WHY THE FASTEST CHIP DIDN'T WIN
Digital's superspeedy Alpha outraces the Pentium. But so far, it can't crack the mass market

"But even before Alpha hit the market, Digital fumbled. The company had shown off early versions of the chip at an industry conference in February, 1991, and engineers at Apple Computer Inc. were impressed. Apple was in the market for a new chip supplier, and Alpha looked promising.

In late June, John Sculley, then Apple's CEO, invited Kenneth H. Olsen, Digital's founder and president, to dinner. Sculley had a proposition: Apple's Macintosh computers were starting to run out of gas, and he wanted to do a complete redesign with Alpha at the heart of the new Macs.

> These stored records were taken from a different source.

@@ -567,9 +651,10 @@
 #pragma unroll
                 for (int r = 0; r < 16; ++r) an[r] = fmaf(ar[r], an[r], bi[r]);
             }
-            st.end(); ldfrag(fa, st.cur() + 2 * C32_TILE); st.begin();
+            st.end(); ldfrag(fa, st.cur() + 2 * C32_TILE);
+            if (j < 2) st.begin(3); else st.begin();
             STT_FENCE();
-            tile_mma2(an, fa, e, fb, nullptr);
+            tile_mma2f(st, an, fa, e, fb, nullptr, (j == 2 && 1 < Tp) ? 2 : 1);
             st.end();
 #pragma unroll
             for (int r = 0; r < 16; ++r) {
@@ -580,35 +665,36 @@
     }
 #pragma unroll 1
     for (int t = ZS ? 1 : 0; t < Tp; ++t) {
-        const f32x16 e = gru32_conv<ZS>(st, cb, d, t, Tp, h);
+        const f32x16 e = gru32_conv<ZS>(st, cb, d, t, Tp, h, ZS);
         Frag fa, fb;
         f32x16 hn[3];
 #pragma unroll
         for (int j = 0; j < 3; ++j) {
             STT_FENCE();
             f32x16 ar = ldrows(gb + 0 * 96 + 32 * j, h);
-            ldfrag(fa, st.cur()); st.begin();
-            tile_mma2(ar, fa, e, fb, st.cur() + 1 * C32_TILE);
+            ldfrag(fa, st.cur()); st.begin(3);
+            tile_mma2f(st, ar, fa, e, fb, st.cur() + 1 * C32_TILE);
             tile_mma2(ar, fb, hs[0], fa, st.cur() + 2 * C32_TILE);
             tile_mma2(ar, fa, hs[1], fb, nullptr);
-            st.end(); ldfrag(fa, st.cur()); st.begin();
-            tile_mma2(ar, fa, hs[2], fb, st.cur() + 1 * C32_TILE);
+            st.end(); ldfrag(fa, st.cur()); st.begin(3);
+            tile_mma2f(st, ar, fa, hs[2], fb, st.cur() + 1 * C32_TILE);
 #pragma unroll
             for (int r = 0; r < 16; ++r) ar[r] = C32_SIG(ar[r]);
             STT_FENCE();
             f32x16 az = ldrows(gb + 1 * 96 + 32 * j, h);
             tile_mma2(az, fb, e, fa, st.cur() + 2 * C32_TILE);
             tile_mma2(az, fa, hs[0], fb, nullptr);
-            st.end(); ldfrag(fa, st.cur()); st.begin();
-            tile_mma2(az, fa, hs[1], fb, st.cur() + 1 * C32_TILE);
+            st.end(); ldfrag(fa, st.cur()); st.begin(3);
+            tile_mma2f(st, az, fa, hs[1], fb, st.cur() + 1 * C32_TILE);
             tile_mma2(az, fb, hs[2], fa, st.cur() + 2 * C32_TILE);
 #pragma unroll
             for (int r = 0; r < 16; ++r) az[r] = C32_SIG(az[r]);
             STT_FENCE();
             f32x16 an = ldrows(gb + 3 * 96 + 32 * j, h);
             tile_mma2(an, fa, hs[0], fb, nullptr);
-            st.end(); ldfrag(fa, st.cur()); st.begin();
-            tile_mma2(an, fa, hs[1], fb, st.cur() + 1 * C32_TILE);
+            st.end(); ldfrag(fa, st.cur());
+            if (j < 2) st.begin(3); else st.begin();
+            tile_mma2f(st, an, fa, hs[1], fb, st.cur() + 1 * C32_TILE, (ZS && j == 2 && t + 1 < Tp) ? 2 : 1);
             tile_mma2(an, fb, hs[2], fa, st.cur() + 2 * C32_TILE);
             {
                 const f32x16 bi = ldrows(gb + 2 * 96 + 32 * j, h);
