+    uint4 pf[kDepth];
+#pragma unroll
+    for (int k = 0; k < kDepth; ++k) pf[k] = ldg16(xcol + row_clamped(y0 - 1 + k) * xrow);
+    uint4 fb[kFanBufs], fc[kFanBufs], fd[kFanBufs];
+#pragma unroll
+    for (int k = 0; k < kFanLead; ++k) load_fan(y0 + k, fb[k], fc[k], fd[k]);
+    const uint4 r0 = row_value(y0 - 1, pf[0]), r1 = row_value(y0, pf[1]);
+    ring[0][tid] = r0; ring[1][tid] = r1;
+    pf[0] = ldg16(xcol + row_clamped(y0 - 1 + kDepth) * xrow);
+    pf[1] = ldg16(xcol + row_clamped(y0 + kDepth) * xrow);
+    uint4 cm = zero, c0 = r0, cp = r1;
+    const int lcell = tid >= CH ? tid - CH : tid, rcell = tid + CH < kThreads ? tid + CH : tid;
+
+    auto group = [&](auto more_tag, int tb) {
+        constexpr bool MORE = decltype(more_tag)::value;
+#pragma unroll
+        for (int k = 0; k < kDepth; ++k) {
+            const int t = tb + k;
+            if (!MORE && t >= rows) break;
+            const int slot = (k + 2) % kDepth;
+            const uint4 v = row_value(y0 + 1 + t, pf[slot]);
+            ring[(t + 2) & (kRing - 1)][tid] = v;
+            if (MORE) pf[slot] = ldg16(xcol + row_clamped(y0 + 1 + t + kDepth) * xrow);
+            cm = c0; c0 = cp; cp = v;
+            const int fl = (k + kFanLead) % kFanBufs;
+            if (FAN && (MORE || k + kFanLead < kDepth)) load_fan(y0 + t + kFanLead, fb[fl], fc[fl], fd[fl]);
+            asm volatile("s_waitcnt lgkmcnt(0)" ::: "memory");
+            __builtin_amdgcn_s_barrier();
+            float s[8], cc[8];
+            zero8(s);
+#pragma unroll
+            for (int r = 0; r < 3; ++r) {
+                const uint4* row = ring[(t + r) & (kRing - 1)];
+                add8(s, row[lcell]);
+                add8(s, r == 0 ? cm : r == 1 ? c0 : cp);
+                add8(s, row[rcell]);
+            }
+            unpack8(c0, cc);
+            if (FAN) {
+                float u[8];
+#pragma unroll
+                for (int i = 0; i < 8; ++i) cc[i] = to_f32(from_f32<bf16_t>(cc[i] - s[i] * (1.f / 9.f)));
+                unpack8(fb[k % kFanBufs], u);
+#pragma unroll
+                for (int i = 0; i < 8; ++i) cc[i] += u[i];
+                if (FAN & 2) {
+                    unpack8(fc[k % kFanBufs], u);
+#pragma unroll
+                    for (int i = 0; i < 8; ++i) cc[i] += u[i];
+                }
+                if (FAN & 4) {
+                    unpack8(fd[k % kFanBufs], u);
+#pragma unroll
+                    for (int i = 0; i < 8; ++i) cc[i] += u[i];
+                }
+            } else {
+#pragma unroll
+                for (int i = 0; i < 8; ++i) cc[i] -= s[i] * (1.f / 9.f);
+            }
+            egm_u32x4 o;
+            o.x = (uint32_t)f32_to_bf16(cc[0]) | ((uint32_t)f32_to_bf16(cc[1]) << 16);
+            o.y = (uint32_t)f32_to_bf16(cc[2]) | ((uint32_t)f32_to_bf16(cc[3]) << 16);
+            o.z = (uint32_t)f32_to_bf16(cc[4]) | ((uint32_t)f32_to_bf16(cc[5]) << 16);
+            o.w = (uint32_t)f32_to_bf16(cc[6]) | ((uint32_t)f32_to_bf16(cc[7]) << 16);
+            bf16_t* dst = ocol + (long long)(y0 + t) * W * ldo;
+            if (out_ok) egm_store16_as<EGM_STORE_MODE>(dst, o);
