@@ -227,25 +238,33 @@
             }
             sR[col * (ncpz * 3) + r] = acc;
         }
-        __syncthreads();
+        lds_barrier();
+        ZTICK(5);
         double* rg = const_cast<double*>(zg.r) + (int64_t)sample * zg.r_bstride;
-        const int rowlen = 8 * 4 * ncpz;
-        for (int e = tid; e < 8 * rowlen; e += kGeoBlock) {
-            const int py = e / rowlen, j = e - py * rowlen;
-            const int px = j / (4 * ncpz), jj = j - px * (4 * ncpz);
-            const int kz = jj >> 2, h = jj & 3;
-            const int oy = ty * kT + py, ox = tx * kT + px;
-            if (oy < hg.out_len[1] && ox < hg.out_len[2])
-                rg[((int64_t)oy * hg.out_len[2] + ox) * (4 * ncpz) + jj] = h < 3 ? sR[(py * 8 + px) * (ncpz * 3) + kz * 3 + h] : 0.0;
-        }
-    }
-    __syncthreads();
-    ZTICK(5);
+        const int prow = tid >> 5, oy = ty * kT + prow;
+        const int npair = min(kT, hg.out_len[2] - tx * kT) * 2 * ncpz;
+        if (oy < hg.out_len[1]) {
+            double2* dst = reinterpret_cast<double2*>(rg + ((int64_t)oy * hg.out_len[2] + tx * kT) * (4 * ncpz));
+            const double* src = sR + prow * 8 * (ncpz * 3);
+            for (int j = tid & 31; j < npair; j += 32) {
+                const double* v = src + 3 * (j >> 1) + 2 * (j & 1);
+                dst[j] = make_double2(v[0], (j & 1) ? 0.0 : v[1]);
+            }
+        }
+        ZTICK(6);
+    }
+    ZTICK(7);
     const int order = zg.order;
     const int H = order / 2, NT = order + 1, kPadX = NT & 1;
     const int ny = min(kT, hg.out_len[1] - ty * kT), nx = min(kT, hg.out_len[2] - tx * kT);
     const int py = (((lane >> 2) & 3) * (ny - 1)) / 3, px = ((lane & 3) * (nx - 1)) / 3;
     const double* rc = sR + (py * 8 + px) * (ncpz * 3);
+    double am[12];
+#pragma unroll
+    for (int k = 0; k < 12; ++k)
+        am[k] = hg.has_affine ? hg.affine[k] : ((k & 3) == (k >> 2) ? 1.0 : 0.0);
+    const double half = (order & 1) ? 0.0 : 0.5;
+    ZTICK(8);
     for (int tz = wave; tz < hg.tiles[0] && !ED_DBG(hg.dbg, 1 << 24); tz += kGeoWaves) {
         const int nz = min(kT, hg.out_len[0] - tz * kT);
         const int pz = ((lane >> 4) * (nz - 1)) / 3;
@@ -263,13 +282,9 @@
         int lo[3], hi[3];
 #pragma unroll
         for (int h = 0; h < 3; ++h) {
-            if (hg.has_affine)
-                c[h] = fma(hg.affine[h * 4 + 2], (double)o[2],
-                           fma(hg.affine[h * 4 + 0], (double)o[0],
-                               fma(hg.affine[h * 4 + 1], (double)o[1], hg.affine[h * 4 + 3] + (double)hg.off[h]))) + d[h];
-            else
-                c[h] = (double)(o[h] + hg.off[h]) + d[h];
-            const double cr = (order & 1) ? c[h] : c[h] + 0.5;
+            c[h] = fma(am[h * 4 + 2], (double)o[2],
+                       fma(am[h * 4 + 0], (double)o[0], fma(am[h * 4 + 1], (double)o[1], am[h * 4 + 3] + (double)hg.off[h]))) + d[h];
+            const double cr = c[h] + half;
             lo[h] = (int)floor(cr - slack[h]);
             hi[h] = (int)floor(cr + slack[h]);
         }
@@ -279,7 +294,7 @@
             out_of_fast = out_of_fast || lo[h] < ((order & 1) ? 0 : 1) || hi[h] > hg.in_len[h] - 2;
         const bool fast = nz == kT && ny == kT && nx == kT && !__any(out_of_fast);
         box_reduce<4>(lo, hi);
-        int* dst = sBox + (tz * 8 + (lane >> 4)) * 8;
+        int* dst = sBox + tz * kGeoBoxInts + (lane >> 4) * 8;
         if ((lane & 15) == 0) {
 #pragma unroll
             for (int h = 0; h < 3; ++h) {
@@ -297,7 +312,7 @@
                 if (!(m >= 0.0 && m <= (double)(hg.in_len[h] - 1)))
                     m = map_coordinate_fast(m, hg.in_len[h], hg.mode, hg.period[h], hg.inv_period[h]);
                 cst = cst || !(m > -1.0);
-                const double mr = (order & 1) ? m : m + 0.5;
+                const double mr = m + half;
                 lo[h] = (int)floor(mr - slack[h]);
                 hi[h] = (int)floor(mr + slack[h]);
             }
@@ -318,15 +333,16 @@
             }
         }
     }
-    __syncthreads();
-    ZTICK(6);
+    ZTICK(9);
+    lds_barrier();
+    ZTICK(10);
     for (int tz = tid; tz < hg.tiles[0] && !ED_DBG(hg.dbg, 1 << 27); tz += kGeoBlock) {
         const int tile_id = sample * hg.ntiles + (tz * hg.tiles[1] + ty) * hg.tiles[2] + tx;
         int cls = 0;
         bool hint0 = false, slow0 = false, half_fit[2] = {false, false};
 #pragma unroll 1
         for (int part = 0; part < 3; ++part) {
-            const int* sb = sBox + tz * 64;
+            const int* sb = sBox + tz * kGeoBoxInts;
             const bool fast = sb[3] != 0;
             const int r0 = part == 2 ? 2 : 0, r1 = part == 1 ? 2 : 3;
             int blo[3], bhi[3];
@@ -334,11 +350,15 @@
 #pragma unroll
             for (int h = 0; h < 3; ++h) {
                 int rlo = 0x7fffffff, rhi = (int)0x80000000, lo = 0x7fffffff, hi = (int)0x80000000;
-                for (int r = r0; r <= r1; ++r) {
-                    rlo = min(rlo, sb[r * 8 + h]);
-                    rhi = max(rhi, sb[r * 8 + 4 + h]);
-                    lo = min(lo, sb[(fast ? 0 : 32) + r * 8 + h]);
-                    hi = max(hi, sb[(fast ? 0 : 32) + r * 8 + 4 + h]);
+#pragma unroll
+                for (int r = 0; r < 4; ++r) {
+                    const bool in = r >= r0 && r <= r1;
+                    const int a = sb[r * 8 + h], b = sb[r * 8 + 4 + h];
+                    const int ma = sb[(fast ? 0 : 32) + r * 8 + h], mb = sb[(fast ? 0 : 32) + r * 8 + 4 + h];
+                    rlo = in ? min(rlo, a) : rlo;
+                    rhi = in ? max(rhi, b) : rhi;
+                    lo = in ? min(lo, ma) : lo;
+                    hi = in ? max(hi, mb) : hi;
                 }
                 if (!fast) {
                     any = any && hi >= lo;
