@@ -234,7 +354,17 @@
       if (HASH && H16) hp[(HASH && H16) ? i : 0][(HASH && H16) ? j : 0] = pack_bf16x4(v[0], v[1], v[2], v[3]);
     }
   }
-  if (HASH && H16) {
+  if (HASH && H16 && rows) {
+    if (FIRST) {
+#pragma unroll
+      for (int i = 0; i < TM; ++i)
+#pragma unroll
+        for (int j = 0; j < TN; ++j)
+          if (mok[i] && nok[j]) *reinterpret_cast<uint2*>(hbase + roff[i] + ncol[j]) = hp[HASH && H16 ? i : 0][HASH && H16 ? j : 0];
+    } else {
+      if constexpr (HASH && H16) store_bf16_rows<TM, TN>(g, hbase, hp, m0 + wm * WM, n0 + wn * WN, lane);
+    }
+  } else if (HASH && H16) {
     const bool odd = (lane >> 4) & 1;
 #pragma unroll
     for (int i = 0; i + 1 < TM; i += 2) {
@@ -282,28 +412,69 @@
     const int m = m0 + wm * WM + i * 16 + (lane & 15);
     mok[i] = m < M;
     roff[i] = split_off(g.C.sp, mok[i] ? m : M - 1);
-#pragma unroll
-    for (int j = 0; j < TN; ++j) y4[i][j] = *reinterpret_cast<const uint2*>(ybase + roff[i] + ncol[j]);
-  }
+  }
+  const bool rows = rows_fit<TM, TN>() && (g.cvec & GEMM_CVEC_ROWS) != 0;
+  const bool odd = (lane >> 4) & 1;
   float cs[TN][4];
 #pragma unroll
   for (int j = 0; j < TN; ++j) cs[j][0] = cs[j][1] = cs[j][2] = cs[j][3] = 0.f;
-  uint2 hp[TM][TN];
-#pragma unroll
-  for (int i = 0; i < TM; ++i) {
+  auto block = [&](int i, const uint2 (&y)[TN], uint2 (&h)[TN]) {
 #pragma unroll
     for (int j = 0; j < TN; ++j) {
-      const unsigned yw[4] = {y4[i][j].x & 0x7fffu, (y4[i][j].x >> 16) & 0x7fffu, y4[i][j].y & 0x7fffu, (y4[i][j].y >> 16) & 0x7fffu};
+      const unsigned yw[4] = {y[j].x & 0x7fffu, (y[j].x >> 16) & 0x7fffu, y[j].y & 0x7fffu, (y[j].y >> 16) & 0x7fffu};
       float v[4];
 #pragma unroll
       for (int r = 0; r < 4; ++r) {
         v[r] = yw[r] != 0 ? alpha * acc[i][j][r] : 0.f;
         if (mok[i] && nok[j]) cs[j][r] += v[r];
       }
-      hp[i][j] = pack_bf16x4(v[0], v[1], v[2], v[3]);
-    }
-  }
-  const bool odd = (lane >> 4) & 1;
+      h[j] = pack_bf16x4(v[0], v[1], v[2], v[3]);
+    }
+  };
+  bool streamed = false;
+  if constexpr (TN > 1) {
+    if (rows) {
+      uint4 w[TM][TN / 2];
+#pragma unroll
+      for (int i = 0; i < TM; ++i) load_bf16_rows_block<TN>(g, ybase, w[i], m0 + wm * WM + i * 16, n0 + wn * WN, lane);
+#pragma unroll
+      for (int i = 0; i < TM; ++i) {
+        uint2 y[TN], h[TN];
+        take_bf16_rows_block<TN>(w[i], y, lane);
+        block(i, y, h);
+        store_bf16_rows_block<TN>(g, hbase, h, m0 + wm * WM + i * 16, n0 + wn * WN, lane);
+      }
+      streamed = true;
+    }
+  }
+  if (!streamed) {
+  if (rows) {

But Olsen had doubts about Alpha. His unshakable faith in the VAX computer, which had turned Digital into IBM's most formidable competitor in the 1980s, made him reluctant to phase it out too soon in favor of Alpha. Olsen asked a team of Digital's top engineers to extend the computer's design for another generation--and he rejected Sculley's proposal.

A few months later, Apple announced that its new Macs would run on the PowerPC chip, a competing design by IBM and Motorola Inc. Sculley says one Digital director later told him that Digital's board was ''distressed that nothing came of these discussions and that Digital lost a great opportunity.'' The Alpha faction at Digital was crestfallen. ''Ken did not want the future of the company riding on Alpha,'' says William R. Demmer, a former vice-president of Digital's Alpha and VAX businesses who retired in 1995. Too bad. With Apple as a customer, Digital would have had 3.4% of the microprocessor market, although a distant No.2 to Intel. Olsen did not respond to repeated requests for an interview.
"

p.s. and it really would have been the fastest most powerful desktop in the whole wide world, lol.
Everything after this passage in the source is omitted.